What is the yield to the average?

Companies that want to obtain capital can decide to sell bonds. The sinking of funds is bond funds designed to regularly purchase or retire part of the outstanding bonds throughout the life of the problem. Thus, the proceeds of bonds in the sunken fund will not be equal to the revenues of maturity, because some of the bonds will be retired in time. The yield to the average lifetime calculates the expected yield of the fund by means of an average number of years when the bond is excellent. By using the return to the average, the bond investor can more precisely predict its return on the investment of bonds with a diving fund. For example, imagine that the company issues bonds to receive $ 100,000 in the US (USD) with a nominal value of $ 100 and a five percent coupon that is due annually. The sunk fund is incorporated into bond conditions with a fixed timetable 20 percent per year at a nominal value in five years. Armed with these information, investorThe average for this investment is four percent per year with an average life of three years. Redemption to the average life does not reach the yield to maturity as a result of 20 % of early retirement every year.

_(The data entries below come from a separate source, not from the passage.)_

static int plan(const mnb_conv_shape* s, bool wgrad, Params& p, int& smem_bytes) {
  MNB_REQUIRE(s != nullptr, "conv shape is NULL");
  auto unsupported = [](const char* why) { return mnb_fail(MNB_E_UNSUPPORTED, "fp32 tc conv: %s", why); };
  p.B = s->batch; p.C = s->in_c; p.K = s->out_c; p.H = s->in_h; p.W = s->in_w; p.R = s->ker_h;
  MNB_REQUIRE(p.B > 0 && p.C > 0 && p.K > 0 && p.H > 0 && p.W > 0 && s->groups > 0, "bad conv shape");
  if (s->groups != 1 || s->stride_h != 1 || s->stride_w != 1 || s->dil_h != 1 || s->dil_w != 1)
    return unsupported("groups / stride / dilation != 1");
  if (s->ker_h != s->ker_w || (p.R & 1) == 0 || s->pad_h != p.R / 2 || s->pad_w != p.R / 2)
    return unsupported("not a 'same' odd square filter");
  p.pad = p.R / 2;
  p.KR = p.C * p.R * p.R;
  p.KP = (p.KR + 15) / 16 * 16;
  if (p.KP > 128) return unsupported("C*R*S > 128 (use the per-tap implicit GEMM)");
  if (p.K > 256) return unsupported("more than 256 output channels");
  if (p.W < 8 || p.W > 128 || 128 % p.W || (p.H * p.W) % 128) return unsupported("image rows do not tile into 128 positions");
  if ((int64_t)p.B * p.K * p.H * p.W >= (1ll << 31)) return unsupported("tensor too large");
  p.TH = 128 / p.W;
  p.PH = p.TH + 2 * p.pad; p.PW = p.W + 2 * p.pad;
  p.tiles_per_img = p.H / p.TH;
  p.n_tiles = p.B * p.tiles_per_img;
  p.patch_bytes = (p.C * p.PH * p.PW * 4 + 8 * 4 + 15) / 16 * 16;
  const int kchunks = p.KP / 8;
  if (!wgrad) {
    p.NP = (p.K + 15) / 16 * 16;
    p.b_term_bytes = kchunks * p.NP * 16;
    p.a_term_bytes = kchunks * 128 * 16;
    p.a_buf_bytes = 3 * p.a_term_bytes;
    p.off_b = 0;
    p.off_a = 3 * p.b_term_bytes;
    for (p.nbuf_a = 2; p.nbuf_a >= 1; --p.nbuf_a) {
      p.off_patch = p.off_a + p.nbuf_a * p.a_buf_bytes;
      p.off_tab = p.off_patch + 2 * p.patch_bytes;
      p.off_stg = (p.off_tab + p.KP * 4 + 15) / 16 * 16;
      smem_bytes = p.off_stg + 32 * tc::kStageLd * 4;
      if (smem_bytes <= kMaxDynSmem) break;
    }
    if (p.nbuf_a < 1) return unsupported("shared memory budget");
  } else {
    p.NP = (p.K + 127) / 128 * 128;
    p.a_term_bytes = (SUB / 8) * p.NP * 16;
    p.a_buf_bytes = 3 * p.a_term_bytes;
    p.b_term_bytes = (SUB / 8) * p.KP * 16;
    p.off_b = 0;
    p.off_a = 2 * 3 * p.b_term_bytes;
    p.off_sum = p.off_a + 2 * p.a_buf_bytes;
    p.sum_bytes = (p.NP / 128) * p.KP * 128 * 4;
    p.off_patch = p.off_sum + p.sum_bytes;
    p.off_tab = p.off_patch + 2 * p.patch_bytes;
    smem_bytes = p.off_tab + p.KP * 4;
    p.nbuf_a = 2;
    if (smem_bytes > kMaxDynSmem) return unsupported("shared memory budget");
  }
  return 0;
}

static int grid_size(const Params& p) { return std::max(1, std::min(p.n_tiles, MNB_NUM_SMS)); }
static int debug_mask() {
  static const int m = [] { const char* e = getenv("MNB_FCONV_DEBUG"); return e ? atoi(e) : 0; }();
  return m;
}

}

extern "C" int mnb_fconv2d_plan(const mnb_conv_shape* s, int32_t wgrad, int32_t* out, int32_t n) {
  tcfp32::Params p{};
  int smem_bytes = 0;
  if (int e = tcfp32::plan(s, wgrad != 0, p, smem_bytes)) return e;
  const int v[8] = {p.NP, p.KP, p.TH, p.n_tiles, tcfp32::grid_size(p), p.nbuf_a, smem_bytes, p.C * p.PH * p.PW};
  if (out)
    for (int i = 0; i < std::min(n, 8); ++i) out[i] = v[i];
  return 0;
}

extern "C" int mnb_fconv2d_fwd_tc(const mnb_conv_shape* s, const float* x, const float* w, const float* bias, float* y,
                                  int32_t* err_flag, mnb_stream_t stream) {
  using namespace tcfp32;
  MNB_REQUIRE(s && x && w && y && err_flag, "NULL pointer");
  Params p{};
  int smem_bytes = 0;
  if (int e = plan(s, false, p, smem_bytes)) return e;
  p.x = x; p.w = w; p.bias = bias; p.y = y; p.err = err_flag; p.dbg = debug_mask();
  static bool attr_set = false;
  if (!attr_set) {
    cudaError_t ce = cudaFuncSetAttribute(fwd_kernel, cudaFuncAttributeMaxDynamicSharedMemorySize, kMaxDynSmem);
    if (ce != cudaSuccess) return mnb_fail((int)ce, "cudaFuncSetAttribute: %s", cudaGetErrorString(ce));
    attr_set = true;
  }
  fwd_kernel<<<grid_size(p), NTHREADS, smem_bytes, (cudaStream_t)stream>>>(p);
  MNB_LAUNCHED(1);
  return 0;
}

extern "C" int64_t mnb_fconv2d_wgrad_tc_scratch_bytes(const mnb_conv_shape* s) {
  tcfp32::Params p{};
  int smem = 0;
  if (tcfp32::plan(s, true, p, smem)) return -1;
  return (int64_t)tcfp32::grid_size(p) * p.K * p.KR * 4;
}
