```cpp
extern "C" int eap_bn_stats_masked_f32(int b, int c, int64_t n, int na, const float *x, const float *mask, float *psum, float *psq,
                                       eap_stream_t stream) {
    if (b <= 0 || c <= 0 || n <= 0) return 0;
    if (!mask) return eap::bad_arg("bn_stats_masked: mask is null");
    if (int e = cloud_dims("bn_stats_masked", b, c, (long)n, na, true)) return e;
    const int nseg = nseg_of(n);
    return eap::run_kernel("bn_stats_masked", bn_stats_kernel<true>, nseg, c, b, dim3(TB), 0, eap::S(stream), c, (long)n, nseg, x, psum, psq, mask, na);
}

extern "C" int eap_bn_act_cloud_fwd_f32(int b, int c, int64_t n, float slope, const float *x, const float *scale, const float *shift,
                                        float *y, eap_stream_t stream) {
    if (b <= 0 || c <= 0 || n <= 0) return 0;
    if (int e = cloud_dims("bn_act_cloud_fwd", b, c, (long)n, 0, false)) return e;
    return eap::run_kernel("bn_act_cloud_fwd", bn_act_fwd_kernel<false, true>, nseg_of(n), c, b, dim3(TB), 0, eap::S(stream), c, (long)n, slope, x, scale,
                           shift, (const float *)nullptr, y);
}

extern "C" int eap_bn_act_cloud_bwd_reduce_f32(int b, int c, int64_t n, float slope, const float *gy, const float *x, const float *scale,
                                               const float *shift, const float *mean, const float *invstd, float *pg, float *pgx,
                                               eap_stream_t stream) {
    if (b <= 0 || c <= 0 || n <= 0) return 0;
    if (int e = cloud_dims("bn_act_cloud_bwd_reduce", b, c, (long)n, 0, false)) return e;
    const int nseg = nseg_of(n);
    return eap::run_kernel("bn_act_cloud_bwd_reduce", bn_act_bwd_reduce_kernel<true>, nseg, c, b, dim3(TB), 0, eap::S(stream), c, (long)n, nseg, slope, gy, x,
                           scale, shift, mean, invstd, pg, pgx);
}

extern "C" int eap_bn_act_cloud_bwd_apply_f32(int b, int c, int64_t n, int na, float slope, const float *gy, const float *x,
                                              const float *scale, const float *shift, const float *mean, const float *invstd,
                                              const float *k2, const float *k3, const float *mask, float *gx, eap_stream_t stream) {
    if (b <= 0 || c <= 0 || n <= 0) return 0;
    if (int e = cloud_dims("bn_act_cloud_bwd_apply", b, c, (long)n, na, mask != nullptr)) return e;
    return eap::run_kernel("bn_act_cloud_bwd_apply", bn_act_bwd_apply_kernel<true>, nseg_of(n), c, b, dim3(TB), 0, eap::S(stream), c, (long)n, slope, gy, x,
                           scale, shift, mean, invstd, k2, k3, gx, mask, mask ? na : 1);
}
```

equi-articulated-pose_amd/csrc/inv_lists.hip:

```cpp
#include "common.h"
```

To make a calculation for yield to the average, the investor first multiplies the percentage redeemed each year by paying and the number of years invested. At the end of each year, the company will buy 20 percent of bonds for $ 105 ($ 100 main interest + 5 USD). According to the formula, the percentage of the payment of x redemption x years, the values ​​obtained for each year are 21, 42, 63, 84 and 105 a total of 315. This total amount is divided (21 x five years), or 105, for the average duration of three years. At a coupon rate of five percent for three years, with regard to a 20 % reduction in principle per year, the total return to the average is 12 percent or four percent per year.

return to maturity is the most common form of calculation of earnings. MainlyThe disadvantage of the revenue formula to maturity is that it assumes that the director will be invested at the same interest rate as the payouts payable. In fact, it's rarely true. Although conventional binding is held for maturity, the actual yield may vary from revenue to maturity. The yield to the maturity, as well as the return to the average, is only an expected result that depends on interest rate fluctuations.